_WORK INSTRUCTION_
Of all the lines in these entries, count those that contain "continue" and give only the total.

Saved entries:
——

@@ -854,6 +877,7 @@
     launch_price(d, opt_.pivot_rule, price_blocks_, use_lds ? price_lds_ : 0, use_lds, 0, opt_.tol_dual, sparse_first_, d_.n, 0, stream_);
 }
 void Solver::enqueue_pivot_fused(int parity) {
+    iters_known_ = false;
     launch_pivot_fused(d_, opt_.pivot_rule, parity, price_blocks_, opt_.tol_pivot, ratio_delta(), phase_ == 2 ? 1 : 0, stream_);
 }
 
@@ -866,6 +890,7 @@
 }
 
 void Solver::enqueue_ftran_ratio(int mode) {
+    iters_known_ = false;
     const int skip_art = phase_ == 2 ? 1 : 0;
     const int slots = price_blocks_ + dense_blocks_;
     if (network_) {
@@ -900,7 +925,15 @@
     if (graph_[k]) { (void)hipGraphDestroy(graph_[k]); graph_[k] = nullptr; }
     long long launches = stats_.launches, price_launches = stats_.price_launches;
     RELP_HIP(hipStreamBeginCapture(stream_, hipStreamCaptureModeRelaxed));
-    launch_pivots(count);
+    if (pipeline_) {
+        launch_next_batch(d_, count & 1, count, stream_);
+        for (int it = 0; it < count; ++it) {
+            enqueue_price_fused(it & 1);
+            enqueue_pivot_fused(it & 1);
+        }
+    } else {
+        launch_pivots(count);
+    }
     RELP_HIP(hipStreamEndCapture(stream_, &graph_[k]));
     RELP_HIP(hipGraphInstantiate(&graph_exec_[k], graph_[k], nullptr, nullptr, 0));
     stats_.launches = launches;
@@ -1126,7 +1159,8 @@
     RELP_HIP(hipSetDevice(opt_.device));
     long long done = 0;
     int reason = ST_BUDGET;
-    long long iters_before = read_ctl().iters;
+    if (pipeline_) return iterate_pipelined(count, stop_reason);
+    long long iters_before = fused_ && iters_known_ ? iters_now_ : read_ctl().iters;
     const int full_batch = async_refactor_ ? (opt_.pivots_per_launch > 0 && opt_.pivots_per_launch < 64 ? opt_.pivots_per_launch : 16) : lu_mode_ ? refactor_period_ + 1 : std::max(1, opt_.pivots_per_launch);
     while (done < count) {
         if (async_in_flight_ && hipEventQuery(ev_refactored_) == hipSuccess) finish_async_refactor(iters_before);
@@ -1165,17 +1199,88 @@
     return done;
 }
 
-int Solver::drive_out_artificials() {
+long long Solver::iterate_pipelined(long long count, int* stop_reason) {
+    const int full = std::max(1, opt_.pivots_per_launch);
+    const int last = full & 1;
+    long long done = 0;
+    int reason = ST_BUDGET;
+    long long iters_before = iters_known_ ? iters_now_ : read_ctl().iters;
+    bool open = false;
+    unsigned issued = 0, retired = 0;
+    auto close = [&]() {
+        if (!open) return;
+        launch_commit(d_, last, stream_);
+        stats_.launches += 1;
+        open = false;
+    };
+    auto account = [&](const Ctl& after) {
+        const long long made = after.iters - iters_before;
+        iters_before = after.iters;
+        done += made;
+        since_polish_ += made;
+        pivots_[phase_ - 1] += made;
+        if (made > 0) binv_identity_ = false;
+        if (after.status == ST_NO_ENTERING || after.status == ST_UNBOUNDED) {
+            reason = after.status;
+            return true;
+        }
+        return made == 0 && after.status == ST_RUNNING;
+    };
+    for (;;) {
+        const long long ahead = (long long)(issued - retired) * full;
+        const long long room = opt_.polish_period > 0 ? (long long)opt_.polish_period * polish_scale_ - since_polish_ : count;
+        const bool fits = done + ahead + full <= count && ahead + full <= room;
+        if (issued - retired < 2 && fits) {
+            build_graph(full);
+            if (!open) {
+                launch_open_batches(d_, last, stream_);
+                stats_.launches += 1;
+                open = true;
+            }
+            RELP_HIP(hipGraphLaunch(graph_exec_[graph_index()], stream_));
+            stats_.launches += 1 + 3LL * full;
+            stats_.price_launches += full;
+            RELP_HIP(hipMemcpyAsync(&h_ctl_[issued & 1], d_.state[last].ctl, sizeof(Ctl), hipMemcpyDeviceToHost, stream_));
+            RELP_HIP(hipEventRecord(ev_batch_[issued & 1], stream_));
+            ++issued;
+            continue;
+        }
+        if (issued != retired) {
+            RELP_HIP(hipGetLastError());
+            RELP_HIP(hipEventSynchronize(ev_batch_[retired & 1]));
+            const Ctl after = h_ctl_[retired & 1];
+            ++retired;
+            if (account(after)) break;
+            continue;
+        }
+        close();
+        if (done >= count) break;
+        if (room <= 0) { polish(true); continue; }
+        launch_pivots((int)std::min<long long>({count - done, room, (long long)full}));
+        if (account(read_ctl())) break;
+    }
+    close();
+    iters_known_ = true;
+    iters_now_ = iters_before;
+    if (stop_reason) *stop_reason = reason;
+    return done;
+}
+
+int Solver::drive_out_artificials(const std::vector<int>* basis_now) {
     const int m = d_.m;
-    std::vector<int> basis(m);
-    RELP_HIP(hipMemcpyAsync(basis.data(), d_.basis, m * sizeof(int), hipMemcpyDeviceToHost, stream_));
-    RELP_HIP(hipStreamSynchronize(stream_));
+    std::vector<int> fetched;
+    if (!basis_now) {
+        fetched.resize(m);
+        RELP_HIP(hipMemcpyAsync(fetched.data(), d_.basis, m * sizeof(int), hipMemcpyDeviceToHost, stream_));
+        RELP_HIP(hipStreamSynchronize(stream_));
+    }
+    const std::vector<int>& basis = basis_now ? *basis_now : fetched;
     int redundant = 0;
     for (int r = 0; r < m; ++r) {
         if (basis[r] >= d_.n_art) continue;
         Ctl c = read_ctl();
         c.scan_column = std::numeric_limits<int>::max();
-        write_ctl(c);
+        write_ctl_async(c);
         if (lu_mode_) {
             double* rowvec = d_.scratch + (d_.m + 1) / 2 + 1 + d_.m;
             int* d_slot = reinterpret_cast<int*>(d_.scratch);
@@ -1201,7 +1306,7 @@
         c.forced_q = c.scan_column;
         c.forced_p = r;
         c.status = ST_RUNNING;
-        write_ctl(c);
+        write_ctl_async(c);
         RELP_HIP(hipMemsetAsync(d_.xB + r, 0, sizeof(double), stream_));
         launch_pivots(1, true);
         Ctl after = read_ctl();
@@ -1243,17 +1348,18 @@
         if (kind == RELP_RESULT_NONE) {
             polish(true);
             tick("polish");
+            std::vector<double> xb(d_.m);
+            std::vector<int> basis_now(d_.m);
+            RELP_HIP(hipMemcpyAsync(xb.data(), d_.xB, d_.m * sizeof(double), hipMemcpyDeviceToHost, stream_));
+            RELP_HIP(hipMemcpyAsync(basis_now.data(), d_.basis, d_.m * sizeof(int), hipMemcpyDeviceToHost, stream_));
             Ctl c = read_ctl();
-            std::vector<double> xb(d_.m);
-            RELP_HIP(hipMemcpyAsync(xb.data(), d_.xB, d_.m * sizeof(double), hipMemcpyDeviceToHost, stream_));
-            RELP_HIP(hipStreamSynchronize(stream_));
             double scale = 1.0;
             for (double v : xb) scale += std::fabs(v);
             if (-c.minus_obj > opt_.tol_feasible * scale) {
                 kind = RELP_RESULT_INFEASIBLE;
             } else {
                 tick("feasibility check");
-                drive_out_artificials();
+                drive_out_artificials(&basis_now);
                 tick("drive out artificials");
                 set_phase(2);
                 tick("set_phase(2)");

——

_YOUR SOLUTION_
4